3.2. Base-line algorithm

We take NIF as an example to interpret the algorithm. The incident ports are distributed in the target chamber at four altitudes, namely, $23.5^{\circ },30^{\circ },44.5^{\circ }$ and $50^{\circ }$^{[Reference Bell, Di Nicola, Grim, Kalantar, McCarville, Klingmann, Alvarez, Lowe-Webb, Lawson, Datte, Danforth, Schneider, Di Nicola, Jackson, Orth, Azevedo, Tommasini, Manuel and Wallace15]}. The clear radius $r$ is properly selected to render the lights incident to the ports at $23.5^{\circ }$ and $30^{\circ }$ in the same layer. The target chamber is divided into four parts, namely, top, bottom, left and right. Then, in each section of the target chamber, the incident ports are distributed in three layers with four ports. In addition, the emergence ports are divided into three groups according to the incident layers, as shown in Figure 9. Consideration of the corresponding relations of the four lights in the same layer is unnecessary. $P11$ is connected to $B11,P12$ to $B12,P13$ to $B13$ and $P14$ to $B14$. In the base-line algorithm, the corresponding relations are fixed, whereas the positions of the emergence ports are variables. The core of the base-line algorithm is to adjust the relative positions of emergence ports to ensure equal LPLs among all beam quads. In this way, the correspondence between the emergence and incident ports is transformed to the calculation of the positions of all the emergence ports, which will make construction and calculation of the model much easier.

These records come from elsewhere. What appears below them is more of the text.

template <int R, bool JA98>
__device__ __forceinline__ void f_col_front(const uint4 rawA, const uint4 rawB, float4* xb, const float4* s_w4,
                                            const uint8_t* s_lut, const float4* s_h4w, const int lane, float2* colsum_n1,
                                            const float4* levels_blk) {
    const int item = lane >> 1, col = lane & 1;
    {
        float2 vA[16], vB[16];
        const uint32_t wa[4] = {rawA.x, rawA.y, rawA.z, rawA.w}, wb[4] = {rawB.x, rawB.y, rawB.z, rawB.w};
#pragma unroll
        for (int r = 0; r < 16; ++r) {
            const uint32_t ia = __byte_perm(wa[r >> 2], 0u, 0x4440 + (r & 3));
            const uint32_t ib = __byte_perm(wb[r >> 2], 0u, 0x4440 + (r & 3));
            vA[r] = *reinterpret_cast<const float2*>(s_lut + ia);
            vB[r] = *reinterpret_cast<const float2*>(s_lut + ib);
        }
        if (JA98) {
#pragma unroll
            for (int r = 0; r < 16; ++r) {
                const int rowA = 32 * r + item;
                vA[r] = f_ja98(vA[r], __ldg(levels_blk + ((rowA * R) >> 9)));
                vB[r] = f_ja98(vB[r], __ldg(levels_blk + (((rowA + 16) * R) >> 9)));
            }
        }
        fft_inreg<16, false>(vA);
        fft_inreg<16, false>(vB);
#pragma unroll
        for (int qp = 0; qp < 8; ++qp) {
            const float4 ta = s_w4[qp * 32 + item], tb = s_w4[qp * 32 + item + 16];
            if (qp) vA[2 * qp] = cmul(vA[2 * qp], make_float2(ta.x, ta.y));
            vA[2 * qp + 1] = cmul(vA[2 * qp + 1], make_float2(ta.z, ta.w));
            if (qp) vB[2 * qp] = cmul(vB[2 * qp], make_float2(tb.x, tb.y));
// ... 199 lines not shown
    __syncwarp();
}

template <int R, int MODE, bool JA98>
__global__ void __launch_bounds__(kFThreads, 1) kf_fused(const FParams p) {
    using G = FGeo<R>;
    extern __shared__ __align__(128) uint8_t kf_smem[];
    float4* s_w4 = reinterpret_cast<float4*>(kf_smem + G::kOffW4);
    uint8_t* s_lut = kf_smem + G::kOffLut;
    float2* s_tw = reinterpret_cast<float2*>(kf_smem + G::kOffTw);
    const int tid = threadIdx.x, lane = tid & 31, warp = tid >> 5;
    float4* s_h4w = reinterpret_cast<float4*>(kf_smem + G::kOffH + warp * 512);
    uint8_t* wbuf = kf_smem + G::kOffBuf + (size_t)warp * G::kWarpBuf;

    for (int i = tid; i < 8 * 32; i += kFThreads) {
        const int qp = i >> 5, l = i & 31;
        const float2 w0 = p.tab_w[l * 16 + 2 * qp], w1 = p.tab_w[l * 16 + 2 * qp + 1];
        s_w4[i] = make_float4(w0.x, w0.y, w1.x, w1.y);
    }
    if (tid < 32) {
        const int c0 = tid & 3, c1 = (tid >> 2) & 3;
        const float m0 = (c0 == 0 || c0 == 3) ? kLevHi : kLevLo;
        const float m1 = (c1 == 0 || c1 == 3) ? kLevHi : kLevLo;
        if (tid <= 16)
            reinterpret_cast<float2*>(s_lut)[tid] = tid < 16 ? make_float2((c0 & 2) ? m0 : -m0, (c1 & 2) ? m1 : -m1) : make_float2(0.f, 0.f);
    }
    for (int i = tid; i < G::PT * G::TR; i += kFThreads) s_tw[i] = p.tab_r[i];

    const int gw = blockIdx.x * kFWarps + warp;
    const int nl = (int)(gridDim.x * kFWarps) / G::NPAIR;
    const int lam = gw % nl, pr = gw / nl;
    const bool active = pr < G::NPAIR;
    const int item = lane >> 1, col = lane & 1;
    const int n1 = 2 * (active ? pr : 0) + col;
    {
        const int pp = lane >> 1;
        const float2 h0 = p.tab_h[pp * R + n1], h1 = p.tab_h[(pp + 16) * R + n1];
        s_h4w[pp * 2 + col] = make_float4(h0.x, h0.y, h1.x, h1.y);
    }
    float2 betaS[4];
#pragma unroll
    for (int k = 0; k < 4; ++k) betaS[k] = p.tab_beta[(size_t)(item * 4 + k) * R + n1];
    __syncthreads();
    if (!active) return;

    const int64_t nb = p.gb_end - p.gb_begin;
    const int64_t M = (int64_t)R * kL;
    unsigned* sy = p.sync + (size_t)lam * FS_STRIDE;
    const int phase = p.phase, ns = p.nslot;
    const int lag = phase == 0 ? p.lag : 0;

    auto raw_ptr = [&](int64_t lb) {
        const int64_t gb = p.gb_begin + lb;
        const int ifi = (int)(gb / p.nblk);
        const int64_t blk = gb % p.nblk;
        return p.tstream + ifi * p.tstream_if_stride + blk * M + (size_t)pr * 1024 + (size_t)lane * 16;
    };
    uint4 rawA = make_uint4(0, 0, 0, 0), rawB = rawA;
    if (phase != 2 && lam < nb) {
        const uint8_t* q = raw_ptr(lam);
        rawA = ldg_stream16(q);
        rawB = ldg_stream16(q + 512);
    }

The detailed process is illustrated in Figure 10. Taking the first layer as an example, a base-line $BL01$ is defined for this layer, and then the distances between the base-line and the center of each beam quad are designated as $Dq1i\,(i=1,2,3,4)$. The LPLs of the four lights are calculated, and the different $Dq1i$ are adjusted to ensure the same path length $d1$ for all of them. By this method, the shared path lengths in the second and third layers will be $d2$ and $d3$. What should be noticed is that the shared LPL of the layer varies with the base-line of the layer. By comparing the three shared LPLs, $d1,d2$ and $d3$, and adjusting the base-lines of the respective layers, then the 12 beam quads in the same group will all share the same LPL. Given that $BL0j$ and $Dqji\,(j=1,2,3;i=1,2,3,4)$ are all fixed, the actual position of the center of the 12 quads can be calculated. Then, the quads can be combined and the distribution of the emergence ports in this part can be obtained.

According to the base-line algorithm, the BGS of a 192-beam-line laser driver is arranged. Figure 11 shows the right and bottom parts of the target area, whereas the whole BGS is plotted in Figure 12.

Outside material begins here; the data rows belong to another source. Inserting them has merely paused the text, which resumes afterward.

enum { TABLE_F32X8 = 0, TABLE_F32X4 = 1, TABLE_BF16X8 = 2 };

struct Acc8 {
    float v[8];
};

__device__ __forceinline__ void narrow_unpack_bf16(const f32x4_t raw, f32x4_t &lo, f32x4_t &hi) {
    const unsigned w0 = __float_as_uint(raw[0]), w1 = __float_as_uint(raw[1]), w2 = __float_as_uint(raw[2]), w3 = __float_as_uint(raw[3]);
    lo[0] = __uint_as_float(w0 << 16); lo[1] = __uint_as_float(w0 & 0xffff0000u);
    lo[2] = __uint_as_float(w1 << 16); lo[3] = __uint_as_float(w1 & 0xffff0000u);
    hi[0] = __uint_as_float(w2 << 16); hi[1] = __uint_as_float(w2 & 0xffff0000u);
    hi[2] = __uint_as_float(w3 << 16); hi[3] = __uint_as_float(w3 & 0xffff0000u);
}

template <int G, bool HAS_W, bool WIDE = true, bool BF16 = false>
__device__ __forceinline__ Acc8 narrow_sweep(global_ptr<const int32_t> col, global_ptr<const float> val,
                                             global_ptr<const f32x4_t> T, int b, int e, int sub, int64_t ldq = 2,
                                             global_ptr<const float> cs = nullptr) {
    Acc8 a;
#pragma unroll
    for (int f = 0; f < 8; ++f) a.v[f] = 0.f;
    const f32x4_t zero = {0.f, 0.f, 0.f, 0.f};
    int k = b + sub;
    for (; k + 3 * G < e; k += 4 * G) {
        int idx[4];
        float w[4];
        f32x4_t lo[4], hi[4];
#pragma unroll
        for (int u = 0; u < 4; ++u) idx[u] = col[k + u * G];
#pragma unroll
        for (int u = 0; u < 4; ++u) {
            lo[u] = T[ldq * static_cast<int64_t>(idx[u])];
            hi[u] = (WIDE && !BF16) ? T[ldq * static_cast<int64_t>(idx[u]) + 1] : zero;
            w[u] = 1.f;
            if (HAS_W) w[u] = (val ? val[k + u * G] : 1.f) * (cs ? cs[idx[u]] : 1.f);
        }
#pragma unroll
        for (int u = 0; u < 4; ++u) {
            if (BF16) narrow_unpack_bf16(lo[u], lo[u], hi[u]);
#pragma unroll
            for (int f = 0; f < 4; ++f) {
                a.v[f] = HAS_W ? __builtin_fmaf(w[u], lo[u][f], a.v[f]) : a.v[f] + lo[u][f];
                if (WIDE) a.v[4 + f] = HAS_W ? __builtin_fmaf(w[u], hi[u][f], a.v[4 + f]) : a.v[4 + f] + hi[u][f];
            }
        }
    }
    for (; k < e; k += G) {
        const int idx = col[k];
        f32x4_t lo = T[ldq * static_cast<int64_t>(idx)], hi = (WIDE && !BF16) ? T[ldq * static_cast<int64_t>(idx) + 1] : zero;
        if (BF16) narrow_unpack_bf16(lo, lo, hi);
        float w = 1.f;
        if (HAS_W) w = (val ? val[k] : 1.f) * (cs ? cs[idx] : 1.f);
#pragma unroll
        for (int f = 0; f < 4; ++f) {
            a.v[f] = HAS_W ? __builtin_fmaf(w, lo[f], a.v[f]) : a.v[f] + lo[f];
            if (WIDE) a.v[4 + f] = HAS_W ? __builtin_fmaf(w, hi[f], a.v[4 + f]) : a.v[4 + f] + hi[f];
        }
    }
    return a;
}

__device__ __forceinline__ float narrow_reduce16(const Acc8 &a, int lane) {
    float h4[4], h2[2];
    const bool b3 = lane & 8, b2 = lane & 4, b1 = lane & 2;
#pragma unroll
    for (int i = 0; i < 4; ++i) {
        const float keep = b3 ? a.v[4 + i] : a.v[i], send = b3 ? a.v[i] : a.v[4 + i];
        h4[i] = keep + __shfl_xor(send, 8);
    }
#pragma unroll
    for (int i = 0; i < 2; ++i) {
        const float keep = b2 ? h4[2 + i] : h4[i], send = b2 ? h4[i] : h4[2 + i];
        h2[i] = keep + __shfl_xor(send, 4);
    }
    const float keep = b1 ? h2[1] : h2[0], send = b1 ? h2[0] : h2[1];
    const float h1 = keep + __shfl_xor(send, 2);
    return h1 + __shfl_xor(h1, 1);
}

__device__ __forceinline__ float narrow_reduce64(Acc8 a, int lane) {
#pragma unroll
    for (int f = 0; f < 8; ++f) a.v[f] += __shfl_xor(a.v[f], 32);
#pragma unroll
    for (int f = 0; f < 8; ++f) a.v[f] += __shfl_xor(a.v[f], 16);
    return narrow_reduce16(a, lane);
}

template <bool HAS_VAL, int TABLE = TABLE_F32X8>
__global__ __launch_bounds__(N_THREADS) void spmm_narrow_kernel(const wdg_spmm_job job, const float *__restrict__ Tf,
                                                                const int32_t *__restrict__ part_ptr, int parts,
                                                                float *__restrict__ P) {
    __shared__ float part_sums[N_WAVES][8];
    constexpr bool WIDE = TABLE != TABLE_F32X4, BF16 = TABLE == TABLE_BF16X8;
    constexpr int64_t LDQ = TABLE == TABLE_F32X8 ? 2 : 1;
    const global_ptr<const int32_t> rowptr = to_global(job.rowptr), col = to_global(job.col), perm = to_global(job.band_perm);
    const global_ptr<const int32_t> pptr = to_global(part_ptr);
    const global_ptr<const float> val = to_global(job.val), rs = to_global(job.row_scale);
    const global_ptr<const f32x4_t> T = (global_ptr<const f32x4_t>)Tf;
    const int N = job.n_rows, F = job.n_feat;
    const int n_wg_rows = job.band_cuts[18], n_wave_rows = job.band_cuts[19];
    const int tid = threadIdx.x, wave = tid >> 6, lane = tid & 63;
    const int feat = (lane >> 1) & 7;
    const int xcd = blockIdx.x % kXcds, per_part = kXcds / parts;
    const int part = xcd / per_part;
    const int wg = (xcd % per_part) + per_part * (blockIdx.x / kXcds), n_wgs = gridDim.x / parts;
    const bool direct = parts == 1;
    const global_ptr<float> out = direct ? to_global(job.Y) : to_global(P) + static_cast<int64_t>(part) * N * 8;
    const int64_t ldo = direct ? job.ldy : 8;
    const int n_out = direct ? F : 8;
    auto bounds = [&](int row, int &b, int &e) {
        b = rowptr[row], e = rowptr[row + 1];
        if (!direct) {
            const global_ptr<const int32_t> pp = pptr + static_cast<int64_t>(row) * (parts - 1);
            if (part > 0) b = pp[part - 1];
            if (part + 1 < parts) e = pp[part];
        }
    };
    auto scale_of = [&](int row) { return (direct && rs) ? rs[row] : 1.f; };

    for (int i = wg; i < n_wg_rows; i += n_wgs) {
        const int row = perm[i];
        int b, e;
        bounds(row, b, e);
        const float total = narrow_reduce64(narrow_sweep<N_THREADS, HAS_VAL, WIDE, BF16>(col, val, T, b, e, tid, LDQ), lane);
        if (lane < 16 && !(lane & 1)) part_sums[wave][feat] = total;
        __syncthreads();
        if (tid < n_out) {
            float sum = part_sums[0][tid];
#pragma unroll
            for (int w = 1; w < N_WAVES; ++w) sum += part_sums[w][tid];
            out[static_cast<int64_t>(row) * ldo + tid] = sum * scale_of(row);
        }
        __syncthreads();
    }
    const int gwave = wg * N_WAVES + wave, n_gwaves = n_wgs * N_WAVES;
    for (int i = n_wg_rows + gwave; i < n_wave_rows; i += n_gwaves) {
        const int row = perm[i];
        int b, e;
        bounds(row, b, e);
        const float total = narrow_reduce64(narrow_sweep<kWave, HAS_VAL, WIDE, BF16>(col, val, T, b, e, lane, LDQ), lane);
        if (lane < 16 && !(lane & 1) && feat < n_out) out[static_cast<int64_t>(row) * ldo + feat] = total * scale_of(row);
    }
    const int rest = N - n_wave_rows;
    for (int q = gwave; q * 4 < rest; q += n_gwaves) {
        const int slot = q * 4 + (lane >> 4);
        const bool live = slot < rest;
        const int row = live ? perm[n_wave_rows + slot] : 0;
        int b = 0, e = 0;
        if (live) bounds(row, b, e);
        const float total = narrow_reduce16(narrow_sweep<16, HAS_VAL, WIDE, BF16>(col, val, T, b, e, lane & 15, LDQ), lane);
        if (live && !(lane & 1) && feat < n_out) out[static_cast<int64_t>(row) * ldo + feat] = total * scale_of(row);
    }
}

Figure 11. The calculated arrangement of the BGS in the right and bottom parts of the target area.

Figure 12. The whole BGS of a 192-beam-line laser driver.

Comparing the calculated BGS arrangement with the NIF BGS, the calculated LPL varies from 57.2 to 63.6 m, which is considerably shorter than that of NIF, which varies from 69.7 to 81.7 m^{[Reference Miller, English, Korniski and Rodgers10]}. Considering the radiation shielding that is built in the target area, as shown in Figure 13, the first two mirrors in each beam line must be outside, causing a longer LPL at NIF. Besides the LPL, the BGS arranged through the base-line algorithm is very similar to the real NIF BGS. The base-line algorithm provides the possibility of avoiding heavy calculations of the corresponding relations. Thus, the arrangement of the BGS of a laser driver is simple and efficient.